**What you are asked to do**
Find the word "KTAPS" in the data, then copy each line where it is found.

**Materials provided**
@@ -315,13 +363,34 @@
         r.d1 = f32x4{*reinterpret_cast<const float*>(ds_ + dyoff[1][0]), *reinterpret_cast<const float*>(ds_ + dyoff[1][1]),
                      *reinterpret_cast<const float*>(ds_ + dyoff[1][2]), *reinterpret_cast<const float*>(ds_ + dyoff[1][3])};
       }
-    };
+      if constexpr (FUSED) {
+        const char* ys_ = y_b + (ds_ - dy_b);
+        if constexpr (decltype(full_c)::value) {
+          const f32x4_c1 q0 = *reinterpret_cast<const f32x4_c1*>(ys_ + dyoff[0][0]), q1 = *reinterpret_cast<const f32x4_c1*>(ys_ + dyoff[1][0]);
+          r.y0 = f32x4{q0.x, q0.y, q0.z, q0.w};
+          r.y1 = f32x4{q1.x, q1.y, q1.z, q1.w};
+        } else {
+          r.y0 = f32x4{*reinterpret_cast<const float*>(ys_ + dyoff[0][0]), *reinterpret_cast<const float*>(ys_ + dyoff[0][1]),
+                       *reinterpret_cast<const float*>(ys_ + dyoff[0][2]), *reinterpret_cast<const float*>(ys_ + dyoff[0][3])};
+          r.y1 = f32x4{*reinterpret_cast<const float*>(ys_ + dyoff[1][0]), *reinterpret_cast<const float*>(ys_ + dyoff[1][1]),
+                       *reinterpret_cast<const float*>(ys_ + dyoff[1][2]), *reinterpret_cast<const float*>(ys_ + dyoff[1][3])};
+        }
+      }
+    };
+    if constexpr (FUSED) {
+      Regs r0;
+      fetch(0, r0, std::false_type{});
+      form(0, r0.y0, r0.d0, r0.y1, r0.d1);
+    }
     auto publish = [&](int o, const Regs& r) {
       if (o < a.D1) {
         const int slot = (2 * o - 1 + nrow + 2 * PD) % W_NR;
         *reinterpret_cast<u32x4*>(ring + slot * W_SLOT + (nk >> 3) * W_PITCH + (nk & 7) * 16) = r.nr;
-        dy_store(o & 1, tid, r.d0);
-        dy_store(o & 1, tid + 256, r.d1);
+        if constexpr (FUSED) form(o, r.y0, r.d0, r.y1, r.d1);
+        else {
+          dy_store(o & 1, tid, r.d0);
+          dy_store(o & 1, tid + 256, r.d1);
+        }
       }
     };
     auto compute = [&](int o) {
@@ -379,6 +448,9 @@
     };
     if (full_tile) run(std::true_type{});
     else run(std::false_type{});
+  } else if constexpr (FUSED) {
+    for (int i = tid; i < a.D1 * CO; i += 256)
+      a.chan_part[(((long long)b * a.D1 + (i >> 5)) * gridDim.x + blockIdx.x) * CO + (i & 31)] = 0.f;
   }
 #pragma unroll
   for (int i = 0; i < W_TPW; ++i) {
@@ -501,14 +573,47 @@
   a.B = B; a.F = F; a.T = (Tin + 2 * PT - KTAPS) / 2 + 1; a.Tp = pad64(a.T); a.D1 = (F + 2 * PD - KD) / 2 + 1;
   static bool attr_set = false;
   if (!attr_set) {
-    DS2_HIP(hipFuncSetAttribute((const void*)conv1_bf16_wgrad_kernel, hipFuncAttributeMaxDynamicSharedMemorySize, W_LDS));
+    DS2_HIP(hipFuncSetAttribute((const void*)conv1_bf16_wgrad_kernel<false>, hipFuncAttributeMaxDynamicSharedMemorySize, W_LDS));
     attr_set = true;
   }
   hipStream_t s = (hipStream_t)stream;
   const int ntt = ceil_div(a.T, W_TT);
-  hipLaunchKernelGGL(conv1_bf16_wgrad_kernel, dim3(ntt, B), dim3(256), W_LDS, s, a);
+  hipLaunchKernelGGL(conv1_bf16_wgrad_kernel<false>, dim3(ntt, B), dim3(256), W_LDS, s, a);
   DS2_LAUNCH_CHECK("conv1_bf16_wgrad_kernel");
   hipLaunchKernelGGL(conv1_wgrad_reduce_kernel, dim3(ceil_div(CO * KD * KTAPS, 32)), dim3(256), 0, s, (const float*)ws, dW1, ntt * B);
   DS2_LAUNCH_CHECK("conv1_wgrad_reduce_kernel");
   return 0;
 }
+
+static size_t c1w_bn_part_bytes(int B, int F, int T) { return align_up((size_t)B * ((F + 2 * PD - KD) / 2 + 1) * ceil_div(T, W_TT) * CO * sizeof(float), 16); }
+extern "C" size_t ds2_conv1_wgrad_bn_bf16_workspace_bytes(int B, int F, int Tin) {
+  const int T = (Tin + 2 * PT - KTAPS) / 2 + 1;
+  return align_up(ds2_conv1_wgrad_bf16_workspace_bytes(B, Tin), 16) + c1w_bn_part_bytes(B, F, T) + ds2i_chan_part_finalize_tmp_bytes();
+}
+
+extern "C" int ds2_conv1_wgrad_bn_bf16(const void* X16T, const float* y1, const float* dA1, const int* lens_dev, const float* mean, const float* var,
+                                       const float* gamma, const float* beta, const float* s0, const float* s1, float eps, float* dW1, float* dbias,
+                                       int B, int F, int Tin, void* ws, size_t ws_bytes, void* stream) {
+  DS2_REQUIRE(X16T && y1 && dA1 && lens_dev && mean && var && gamma && beta && s0 && s1 && dW1 && dbias && ws, "ds2_conv1_wgrad_bn_bf16: null pointer");
+  DS2_REQUIRE(B > 0 && F > 0 && Tin > 0, "ds2_conv1_wgrad_bn_bf16: bad shape");
+  DS2_REQUIRE(ws_bytes >= ds2_conv1_wgrad_bn_bf16_workspace_bytes(B, F, Tin), "ds2_conv1_wgrad_bn_bf16: workspace too small");
+  C1WBnArgs a{};
+  a.X16T = (const __bf16*)X16T; a.dy = dA1; a.lens = lens_dev; a.part = (float*)ws;
+  a.B = B; a.F = F; a.T = (Tin + 2 * PT - KTAPS) / 2 + 1; a.Tp = pad64(a.T); a.D1 = (F + 2 * PD - KD) / 2 + 1;
+  a.y = y1; a.mean = mean; a.var = var; a.gamma = gamma; a.beta = beta; a.s0 = s0; a.s1 = s1;
+  a.eps = eps; a.inv_count = 1.0f / ((float)B * a.D1 * a.T);
+  char* cp = static_cast<char*>(ws) + align_up(ds2_conv1_wgrad_bf16_workspace_bytes(B, Tin), 16);
+  a.chan_part = reinterpret_cast<float*>(cp);
+  static bool attr_set = false;
+  if (!attr_set) {
+    DS2_HIP(hipFuncSetAttribute((const void*)conv1_bf16_wgrad_kernel<true>, hipFuncAttributeMaxDynamicSharedMemorySize, W_LDS));
+    attr_set = true;
+  }
+  hipStream_t s = (hipStream_t)stream;
+  const int ntt = ceil_div(a.T, W_TT);
+  hipLaunchKernelGGL(conv1_bf16_wgrad_kernel<true>, dim3(ntt, B), dim3(256), W_LDS, s, a);
+  DS2_LAUNCH_CHECK("conv1_bf16_wgrad_kernel<bn>");
+  hipLaunchKernelGGL(conv1_wgrad_reduce_kernel, dim3(ceil_div(CO * KD * KTAPS, 32)), dim3(256), 0, s, (const float*)ws, dW1, ntt * B);
+  DS2_LAUNCH_CHECK("conv1_wgrad_reduce_kernel");
+  return ds2i_chan_part_finalize(a.chan_part, (long long)B * a.D1 * ntt, cp + c1w_bn_part_bytes(B, F, a.T), dbias, s);
+}
diff --git a/asr_amd/csrc/norm.hip b/asr_amd/csrc/norm.hip
--- a/asr_amd/csrc/norm.hip
+++ b/asr_amd/csrc/norm.hip
@@ -1,4 +1,5 @@
 #include "common.h"
+#include "bn2d_bwd.h"
 #include <algorithm>
 
 namespace {
@@ -360,10 +361,7 @@
       if (!BWD) {
         r[j] = live ? fminf(fmaxf((y[j] - mu) * (rs * ga) + be, 0.f), 20.f) : 0.f;
       } else {
-        const float xh = (y[j] - mu) * rs;
-        const float z = xh * ga + be;
-        const float dz = (live && z > 0.f && z < 20.f) ? da[j] : 0.f;
-        r[j] = live ? ga * rs * (dz - s0[c] * inv_count - xh * (s1[c] * inv_count)) : 0.f;
+        r[j] = bn2d_act_bwd_elem(y[j], da[j], live, mu, rs, ga, be, ga * rs, s0[c], s1[c] * inv_count, inv_count);
       }
       tile[c][tl4 + j] = r[j];
     }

**Your solution**
   a.B = B; a.F = F; a.T = (Tin + 2 * PT - KTAPS) / 2 + 1; a.Tp = pad64(a.T); a.D1 = (F + 2 * PD - KD) / 2 + 1;
   hipLaunchKernelGGL(conv1_wgrad_reduce_kernel, dim3(ceil_div(CO * KD * KTAPS, 32)), dim3(256), 0, s, (const float*)ws, dW1, ntt * B);
+  const int T = (Tin + 2 * PT - KTAPS) / 2 + 1;
+  a.B = B; a.F = F; a.T = (Tin + 2 * PT - KTAPS) / 2 + 1; a.Tp = pad64(a.T); a.D1 = (F + 2 * PD - KD) / 2 + 1;
+  hipLaunchKernelGGL(conv1_wgrad_reduce_kernel, dim3(ceil_div(CO * KD * KTAPS, 32)), dim3(256), 0, s, (const float*)ws, dW1, ntt * B);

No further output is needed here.